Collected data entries
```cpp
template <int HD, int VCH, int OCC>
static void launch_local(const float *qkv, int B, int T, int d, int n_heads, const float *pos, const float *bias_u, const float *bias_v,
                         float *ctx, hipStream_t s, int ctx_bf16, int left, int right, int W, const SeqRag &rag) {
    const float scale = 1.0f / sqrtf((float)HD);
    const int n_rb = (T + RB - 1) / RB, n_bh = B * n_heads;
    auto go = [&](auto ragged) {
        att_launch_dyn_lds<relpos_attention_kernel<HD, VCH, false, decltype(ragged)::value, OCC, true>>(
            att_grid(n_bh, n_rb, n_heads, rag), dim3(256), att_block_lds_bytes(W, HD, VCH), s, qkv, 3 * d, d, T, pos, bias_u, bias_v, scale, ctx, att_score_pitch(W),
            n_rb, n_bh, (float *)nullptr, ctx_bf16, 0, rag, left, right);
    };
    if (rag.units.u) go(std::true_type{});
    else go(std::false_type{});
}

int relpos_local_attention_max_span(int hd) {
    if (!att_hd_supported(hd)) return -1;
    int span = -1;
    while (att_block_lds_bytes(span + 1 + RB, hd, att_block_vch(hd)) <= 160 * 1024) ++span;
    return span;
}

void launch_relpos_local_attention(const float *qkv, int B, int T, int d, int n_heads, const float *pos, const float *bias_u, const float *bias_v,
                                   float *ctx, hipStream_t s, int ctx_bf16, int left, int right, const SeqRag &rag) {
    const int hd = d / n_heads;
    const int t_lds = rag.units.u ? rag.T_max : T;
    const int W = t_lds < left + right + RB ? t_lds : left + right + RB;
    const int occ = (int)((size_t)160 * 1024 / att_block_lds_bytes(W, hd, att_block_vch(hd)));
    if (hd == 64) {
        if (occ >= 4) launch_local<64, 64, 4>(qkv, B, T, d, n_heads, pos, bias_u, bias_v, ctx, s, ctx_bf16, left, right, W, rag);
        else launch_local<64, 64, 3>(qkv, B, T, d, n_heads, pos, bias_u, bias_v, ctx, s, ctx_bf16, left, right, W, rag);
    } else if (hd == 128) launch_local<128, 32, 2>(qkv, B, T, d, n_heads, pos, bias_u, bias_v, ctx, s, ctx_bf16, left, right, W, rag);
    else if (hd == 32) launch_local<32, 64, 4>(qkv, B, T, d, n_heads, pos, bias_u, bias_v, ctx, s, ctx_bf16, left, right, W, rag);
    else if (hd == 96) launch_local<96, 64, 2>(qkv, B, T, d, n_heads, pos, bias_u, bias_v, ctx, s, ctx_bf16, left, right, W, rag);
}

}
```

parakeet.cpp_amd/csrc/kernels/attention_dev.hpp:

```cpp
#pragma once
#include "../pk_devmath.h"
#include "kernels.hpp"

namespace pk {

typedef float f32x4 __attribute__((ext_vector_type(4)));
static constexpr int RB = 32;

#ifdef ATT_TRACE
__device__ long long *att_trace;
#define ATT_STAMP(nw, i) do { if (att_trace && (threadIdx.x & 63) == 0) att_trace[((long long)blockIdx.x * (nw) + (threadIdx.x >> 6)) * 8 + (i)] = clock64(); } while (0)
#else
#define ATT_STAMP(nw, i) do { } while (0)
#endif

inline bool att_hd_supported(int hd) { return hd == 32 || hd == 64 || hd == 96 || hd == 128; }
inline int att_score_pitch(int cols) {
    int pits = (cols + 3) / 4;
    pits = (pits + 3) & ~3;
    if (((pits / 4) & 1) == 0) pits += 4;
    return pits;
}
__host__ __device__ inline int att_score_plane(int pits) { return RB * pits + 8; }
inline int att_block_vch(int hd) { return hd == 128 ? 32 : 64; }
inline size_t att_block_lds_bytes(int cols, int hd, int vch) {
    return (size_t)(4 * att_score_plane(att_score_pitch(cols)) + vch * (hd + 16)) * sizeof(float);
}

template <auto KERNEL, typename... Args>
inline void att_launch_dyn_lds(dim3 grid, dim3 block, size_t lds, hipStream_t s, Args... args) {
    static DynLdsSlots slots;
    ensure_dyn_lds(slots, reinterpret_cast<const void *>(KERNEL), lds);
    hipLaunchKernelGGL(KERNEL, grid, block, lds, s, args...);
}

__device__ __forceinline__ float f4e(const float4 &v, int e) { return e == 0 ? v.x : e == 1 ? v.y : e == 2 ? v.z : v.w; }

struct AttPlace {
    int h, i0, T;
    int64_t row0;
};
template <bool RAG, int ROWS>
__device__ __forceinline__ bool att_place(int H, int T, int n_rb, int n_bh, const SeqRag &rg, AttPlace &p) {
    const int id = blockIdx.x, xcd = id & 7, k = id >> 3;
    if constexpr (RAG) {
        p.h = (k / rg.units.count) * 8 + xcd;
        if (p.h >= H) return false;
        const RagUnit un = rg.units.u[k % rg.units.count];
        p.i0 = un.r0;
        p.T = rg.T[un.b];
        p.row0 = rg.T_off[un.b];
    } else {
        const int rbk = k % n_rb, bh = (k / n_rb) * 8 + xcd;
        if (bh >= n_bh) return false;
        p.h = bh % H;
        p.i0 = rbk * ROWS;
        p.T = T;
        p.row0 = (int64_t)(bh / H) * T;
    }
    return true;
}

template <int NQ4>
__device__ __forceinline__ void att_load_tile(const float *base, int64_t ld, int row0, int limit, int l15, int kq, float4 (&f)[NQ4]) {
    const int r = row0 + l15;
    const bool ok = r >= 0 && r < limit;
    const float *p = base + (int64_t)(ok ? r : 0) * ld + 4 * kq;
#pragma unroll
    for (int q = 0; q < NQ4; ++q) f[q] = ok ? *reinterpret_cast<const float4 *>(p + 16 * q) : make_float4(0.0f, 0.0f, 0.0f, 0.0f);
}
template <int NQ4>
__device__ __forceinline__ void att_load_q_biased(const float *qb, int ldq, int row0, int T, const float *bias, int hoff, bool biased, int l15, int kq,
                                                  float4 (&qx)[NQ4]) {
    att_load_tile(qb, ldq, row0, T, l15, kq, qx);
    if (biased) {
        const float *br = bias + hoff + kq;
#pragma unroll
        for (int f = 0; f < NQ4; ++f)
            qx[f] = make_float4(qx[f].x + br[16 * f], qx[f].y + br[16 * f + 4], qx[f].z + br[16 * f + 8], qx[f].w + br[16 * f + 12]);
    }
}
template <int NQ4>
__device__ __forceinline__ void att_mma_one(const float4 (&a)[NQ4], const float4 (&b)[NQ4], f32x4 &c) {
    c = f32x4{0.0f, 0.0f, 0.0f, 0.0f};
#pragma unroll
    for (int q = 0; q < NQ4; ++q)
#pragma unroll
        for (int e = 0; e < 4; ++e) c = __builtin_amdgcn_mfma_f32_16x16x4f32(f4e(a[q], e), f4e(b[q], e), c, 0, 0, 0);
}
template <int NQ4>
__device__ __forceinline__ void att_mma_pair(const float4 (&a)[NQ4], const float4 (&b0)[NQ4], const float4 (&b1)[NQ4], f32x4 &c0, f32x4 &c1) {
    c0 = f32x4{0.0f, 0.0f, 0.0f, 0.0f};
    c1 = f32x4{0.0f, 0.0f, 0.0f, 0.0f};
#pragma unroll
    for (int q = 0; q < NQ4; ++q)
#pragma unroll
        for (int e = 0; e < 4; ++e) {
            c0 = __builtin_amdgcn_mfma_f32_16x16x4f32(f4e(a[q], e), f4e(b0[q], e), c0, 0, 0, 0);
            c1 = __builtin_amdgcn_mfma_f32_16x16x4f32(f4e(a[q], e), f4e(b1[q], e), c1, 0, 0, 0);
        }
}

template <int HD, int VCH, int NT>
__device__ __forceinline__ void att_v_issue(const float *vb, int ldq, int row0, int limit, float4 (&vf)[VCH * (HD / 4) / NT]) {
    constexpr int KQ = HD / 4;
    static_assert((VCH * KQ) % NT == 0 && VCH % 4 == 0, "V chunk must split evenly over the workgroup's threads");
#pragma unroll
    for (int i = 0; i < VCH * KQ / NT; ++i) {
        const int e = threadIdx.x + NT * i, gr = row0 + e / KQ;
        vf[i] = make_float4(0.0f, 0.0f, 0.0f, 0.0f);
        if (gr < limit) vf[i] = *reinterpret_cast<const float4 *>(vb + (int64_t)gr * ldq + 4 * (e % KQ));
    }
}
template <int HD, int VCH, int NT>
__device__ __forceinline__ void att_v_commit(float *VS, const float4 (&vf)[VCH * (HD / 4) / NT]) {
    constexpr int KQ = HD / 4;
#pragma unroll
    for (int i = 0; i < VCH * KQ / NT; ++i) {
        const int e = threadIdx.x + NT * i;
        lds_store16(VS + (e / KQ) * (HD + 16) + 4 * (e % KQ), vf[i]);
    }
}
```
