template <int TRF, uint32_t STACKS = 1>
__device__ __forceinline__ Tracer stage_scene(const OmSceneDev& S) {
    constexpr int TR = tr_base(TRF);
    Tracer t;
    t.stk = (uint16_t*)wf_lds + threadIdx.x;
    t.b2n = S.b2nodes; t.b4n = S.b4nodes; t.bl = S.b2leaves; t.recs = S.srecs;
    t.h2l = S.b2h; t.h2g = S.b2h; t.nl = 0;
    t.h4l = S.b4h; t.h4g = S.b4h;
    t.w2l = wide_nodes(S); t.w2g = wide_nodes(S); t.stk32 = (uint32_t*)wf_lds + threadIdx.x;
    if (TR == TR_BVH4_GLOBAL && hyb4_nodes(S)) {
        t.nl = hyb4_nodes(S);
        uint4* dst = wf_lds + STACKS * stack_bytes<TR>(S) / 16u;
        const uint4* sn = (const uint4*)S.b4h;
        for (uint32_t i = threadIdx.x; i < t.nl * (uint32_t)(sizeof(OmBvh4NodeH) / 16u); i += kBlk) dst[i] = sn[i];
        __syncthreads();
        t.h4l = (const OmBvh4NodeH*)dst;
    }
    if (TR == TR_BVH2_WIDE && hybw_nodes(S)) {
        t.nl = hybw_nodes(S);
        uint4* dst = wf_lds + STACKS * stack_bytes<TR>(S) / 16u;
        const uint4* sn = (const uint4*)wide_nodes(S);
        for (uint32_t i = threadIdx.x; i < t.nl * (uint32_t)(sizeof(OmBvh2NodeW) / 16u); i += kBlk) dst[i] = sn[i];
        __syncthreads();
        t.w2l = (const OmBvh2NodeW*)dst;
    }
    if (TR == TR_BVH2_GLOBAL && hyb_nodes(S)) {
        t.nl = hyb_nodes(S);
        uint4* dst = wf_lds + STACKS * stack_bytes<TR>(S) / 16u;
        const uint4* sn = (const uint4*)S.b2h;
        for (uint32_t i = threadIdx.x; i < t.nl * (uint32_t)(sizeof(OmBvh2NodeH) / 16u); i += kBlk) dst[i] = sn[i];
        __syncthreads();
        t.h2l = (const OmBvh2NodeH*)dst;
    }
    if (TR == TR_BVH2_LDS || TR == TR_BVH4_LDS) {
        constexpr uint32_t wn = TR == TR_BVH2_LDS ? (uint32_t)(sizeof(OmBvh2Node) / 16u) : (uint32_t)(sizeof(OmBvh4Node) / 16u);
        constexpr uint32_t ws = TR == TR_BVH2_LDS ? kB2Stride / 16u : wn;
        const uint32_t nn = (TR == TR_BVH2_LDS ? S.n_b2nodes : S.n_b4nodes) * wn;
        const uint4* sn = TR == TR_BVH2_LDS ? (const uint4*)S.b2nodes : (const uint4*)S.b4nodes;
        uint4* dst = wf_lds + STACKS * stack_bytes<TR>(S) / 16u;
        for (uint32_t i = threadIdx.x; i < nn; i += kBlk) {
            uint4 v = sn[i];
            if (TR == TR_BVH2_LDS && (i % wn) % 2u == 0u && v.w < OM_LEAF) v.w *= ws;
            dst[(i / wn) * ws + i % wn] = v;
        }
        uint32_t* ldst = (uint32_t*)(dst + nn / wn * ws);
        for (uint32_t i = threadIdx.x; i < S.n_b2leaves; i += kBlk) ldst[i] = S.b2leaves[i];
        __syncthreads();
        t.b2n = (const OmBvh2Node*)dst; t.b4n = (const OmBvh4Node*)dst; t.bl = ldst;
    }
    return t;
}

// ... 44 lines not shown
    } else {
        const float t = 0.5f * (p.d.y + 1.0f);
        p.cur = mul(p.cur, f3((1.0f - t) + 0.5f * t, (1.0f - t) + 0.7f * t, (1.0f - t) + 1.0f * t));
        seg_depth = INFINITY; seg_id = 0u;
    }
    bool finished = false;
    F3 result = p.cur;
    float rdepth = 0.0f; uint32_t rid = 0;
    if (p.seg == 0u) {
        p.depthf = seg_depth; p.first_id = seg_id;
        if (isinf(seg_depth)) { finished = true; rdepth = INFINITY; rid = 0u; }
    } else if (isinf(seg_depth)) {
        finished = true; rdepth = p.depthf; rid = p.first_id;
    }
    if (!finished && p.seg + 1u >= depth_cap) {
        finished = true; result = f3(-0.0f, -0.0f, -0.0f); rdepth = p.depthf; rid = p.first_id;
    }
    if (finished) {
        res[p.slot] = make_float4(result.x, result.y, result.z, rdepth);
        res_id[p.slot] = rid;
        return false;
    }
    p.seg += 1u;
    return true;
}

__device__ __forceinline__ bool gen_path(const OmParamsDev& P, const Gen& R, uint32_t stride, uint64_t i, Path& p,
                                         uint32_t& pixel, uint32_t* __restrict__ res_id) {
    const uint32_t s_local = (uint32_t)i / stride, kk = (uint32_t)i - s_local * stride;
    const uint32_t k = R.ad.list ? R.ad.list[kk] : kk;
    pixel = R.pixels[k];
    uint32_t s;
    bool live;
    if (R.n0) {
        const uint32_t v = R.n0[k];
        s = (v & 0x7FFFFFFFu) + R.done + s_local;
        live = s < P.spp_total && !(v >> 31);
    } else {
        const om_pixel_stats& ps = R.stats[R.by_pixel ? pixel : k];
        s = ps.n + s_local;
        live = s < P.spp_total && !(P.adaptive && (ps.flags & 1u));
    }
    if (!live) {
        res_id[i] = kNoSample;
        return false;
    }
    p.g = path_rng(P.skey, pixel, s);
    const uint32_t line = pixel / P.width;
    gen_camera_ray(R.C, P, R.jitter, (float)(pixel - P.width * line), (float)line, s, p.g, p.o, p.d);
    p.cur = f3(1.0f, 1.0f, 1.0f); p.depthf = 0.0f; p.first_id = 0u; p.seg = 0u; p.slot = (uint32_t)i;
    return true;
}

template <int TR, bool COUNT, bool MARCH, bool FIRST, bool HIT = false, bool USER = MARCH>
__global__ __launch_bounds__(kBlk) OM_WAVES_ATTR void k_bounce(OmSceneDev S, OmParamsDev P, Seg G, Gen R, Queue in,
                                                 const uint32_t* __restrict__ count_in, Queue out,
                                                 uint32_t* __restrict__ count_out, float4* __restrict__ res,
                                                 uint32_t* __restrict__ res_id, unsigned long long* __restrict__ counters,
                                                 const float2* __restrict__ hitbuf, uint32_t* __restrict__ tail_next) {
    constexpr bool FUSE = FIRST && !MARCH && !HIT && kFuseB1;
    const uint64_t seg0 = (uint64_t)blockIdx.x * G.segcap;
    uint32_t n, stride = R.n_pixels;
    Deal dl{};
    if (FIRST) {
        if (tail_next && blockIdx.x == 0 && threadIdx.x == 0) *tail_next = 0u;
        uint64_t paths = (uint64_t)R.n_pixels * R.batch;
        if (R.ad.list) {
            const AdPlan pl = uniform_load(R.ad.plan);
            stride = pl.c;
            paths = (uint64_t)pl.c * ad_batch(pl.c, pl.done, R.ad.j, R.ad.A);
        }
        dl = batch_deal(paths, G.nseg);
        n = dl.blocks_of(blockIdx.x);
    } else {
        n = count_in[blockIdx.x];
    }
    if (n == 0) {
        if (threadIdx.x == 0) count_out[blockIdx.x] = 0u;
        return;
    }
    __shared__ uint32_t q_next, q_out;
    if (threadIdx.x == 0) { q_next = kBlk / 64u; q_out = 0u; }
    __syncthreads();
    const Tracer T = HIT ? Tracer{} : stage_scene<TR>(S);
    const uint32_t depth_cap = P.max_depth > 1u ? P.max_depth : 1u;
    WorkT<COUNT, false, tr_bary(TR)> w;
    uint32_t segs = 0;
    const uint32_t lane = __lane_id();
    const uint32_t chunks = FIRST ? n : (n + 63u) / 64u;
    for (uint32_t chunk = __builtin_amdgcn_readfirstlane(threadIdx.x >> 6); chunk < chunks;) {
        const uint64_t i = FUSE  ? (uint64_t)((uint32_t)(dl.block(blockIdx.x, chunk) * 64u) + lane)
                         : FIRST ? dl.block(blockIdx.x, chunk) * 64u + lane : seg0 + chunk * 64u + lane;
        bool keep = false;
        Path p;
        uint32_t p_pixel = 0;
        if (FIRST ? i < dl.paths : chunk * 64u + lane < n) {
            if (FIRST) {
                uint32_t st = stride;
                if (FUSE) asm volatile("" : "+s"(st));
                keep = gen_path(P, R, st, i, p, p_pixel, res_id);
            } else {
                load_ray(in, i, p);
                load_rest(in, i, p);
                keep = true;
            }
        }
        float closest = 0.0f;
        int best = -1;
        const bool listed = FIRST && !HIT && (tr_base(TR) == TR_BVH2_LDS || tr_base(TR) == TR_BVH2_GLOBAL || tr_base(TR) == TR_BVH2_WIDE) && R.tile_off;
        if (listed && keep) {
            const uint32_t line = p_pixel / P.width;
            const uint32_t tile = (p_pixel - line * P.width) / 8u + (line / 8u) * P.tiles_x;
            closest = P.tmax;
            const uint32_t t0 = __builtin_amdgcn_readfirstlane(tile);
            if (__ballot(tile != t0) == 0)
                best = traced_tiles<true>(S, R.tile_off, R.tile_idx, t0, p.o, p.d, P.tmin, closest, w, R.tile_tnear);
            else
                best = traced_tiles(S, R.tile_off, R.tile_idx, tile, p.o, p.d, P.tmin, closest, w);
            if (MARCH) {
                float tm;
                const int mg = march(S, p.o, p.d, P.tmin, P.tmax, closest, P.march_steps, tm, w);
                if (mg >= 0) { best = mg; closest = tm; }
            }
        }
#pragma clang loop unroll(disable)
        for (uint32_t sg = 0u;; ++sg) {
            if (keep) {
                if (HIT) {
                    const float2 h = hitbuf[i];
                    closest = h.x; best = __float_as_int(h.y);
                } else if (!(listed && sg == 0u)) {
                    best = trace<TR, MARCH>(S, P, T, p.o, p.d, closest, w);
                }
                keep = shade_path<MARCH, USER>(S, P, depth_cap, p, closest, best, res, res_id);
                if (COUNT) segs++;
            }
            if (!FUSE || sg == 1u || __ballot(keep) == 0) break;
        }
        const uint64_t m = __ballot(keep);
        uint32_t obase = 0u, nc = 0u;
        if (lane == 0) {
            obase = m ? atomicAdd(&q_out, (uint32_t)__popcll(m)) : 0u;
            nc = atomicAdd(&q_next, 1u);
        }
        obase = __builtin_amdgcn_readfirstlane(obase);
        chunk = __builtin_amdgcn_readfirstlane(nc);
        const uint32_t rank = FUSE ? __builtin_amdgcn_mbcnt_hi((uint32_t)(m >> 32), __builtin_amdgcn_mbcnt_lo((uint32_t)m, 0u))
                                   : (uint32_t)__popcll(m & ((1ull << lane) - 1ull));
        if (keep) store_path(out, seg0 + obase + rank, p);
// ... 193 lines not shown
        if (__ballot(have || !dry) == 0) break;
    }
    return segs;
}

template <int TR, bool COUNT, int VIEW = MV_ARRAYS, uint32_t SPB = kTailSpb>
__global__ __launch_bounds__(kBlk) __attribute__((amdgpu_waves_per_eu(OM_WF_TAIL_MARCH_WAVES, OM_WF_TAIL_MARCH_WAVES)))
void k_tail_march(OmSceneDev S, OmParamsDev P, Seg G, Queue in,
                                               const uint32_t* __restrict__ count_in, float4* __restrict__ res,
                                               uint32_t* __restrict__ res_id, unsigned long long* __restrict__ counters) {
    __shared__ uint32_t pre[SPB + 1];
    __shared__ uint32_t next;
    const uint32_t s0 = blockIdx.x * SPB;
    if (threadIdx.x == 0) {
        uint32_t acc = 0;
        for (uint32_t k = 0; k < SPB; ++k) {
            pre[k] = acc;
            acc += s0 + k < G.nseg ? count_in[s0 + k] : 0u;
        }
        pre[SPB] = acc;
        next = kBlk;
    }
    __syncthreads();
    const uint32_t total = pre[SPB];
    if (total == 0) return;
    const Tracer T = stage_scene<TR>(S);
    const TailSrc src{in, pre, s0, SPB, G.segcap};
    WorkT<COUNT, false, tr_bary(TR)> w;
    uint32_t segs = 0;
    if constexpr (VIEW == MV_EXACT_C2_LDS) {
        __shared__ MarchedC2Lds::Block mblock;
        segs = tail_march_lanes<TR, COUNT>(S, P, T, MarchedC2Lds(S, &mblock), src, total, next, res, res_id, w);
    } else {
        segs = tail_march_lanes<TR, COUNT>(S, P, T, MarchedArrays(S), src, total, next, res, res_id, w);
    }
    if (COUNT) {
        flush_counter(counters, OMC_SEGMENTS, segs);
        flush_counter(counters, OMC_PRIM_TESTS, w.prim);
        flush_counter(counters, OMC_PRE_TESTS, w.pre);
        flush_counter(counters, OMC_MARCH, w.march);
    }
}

■ **What is being asked**: Among the lines above, list those that contain the word "kBlk".

■ **Answer**:
        for (uint32_t i = threadIdx.x; i < t.nl * (uint32_t)(sizeof(OmBvh4NodeH) / 16u); i += kBlk) dst[i] = sn[i];
        for (uint32_t i = threadIdx.x; i < t.nl * (uint32_t)(sizeof(OmBvh2NodeW) / 16u); i += kBlk) dst[i] = sn[i];
        for (uint32_t i = threadIdx.x; i < t.nl * (uint32_t)(sizeof(OmBvh2NodeH) / 16u); i += kBlk) dst[i] = sn[i];
        for (uint32_t i = threadIdx.x; i < nn; i += kBlk) {
        for (uint32_t i = threadIdx.x; i < S.n_b2leaves; i += kBlk) ldst[i] = S.b2leaves[i];
__global__ __launch_bounds__(kBlk) OM_WAVES_ATTR void k_bounce(OmSceneDev S, OmParamsDev P, Seg G, Gen R, Queue in,
    if (threadIdx.x == 0) { q_next = kBlk / 64u; q_out = 0u; }
__global__ __launch_bounds__(kBlk) __attribute__((amdgpu_waves_per_eu(OM_WF_TAIL_MARCH_WAVES, OM_WF_TAIL_MARCH_WAVES)))
        next = kBlk;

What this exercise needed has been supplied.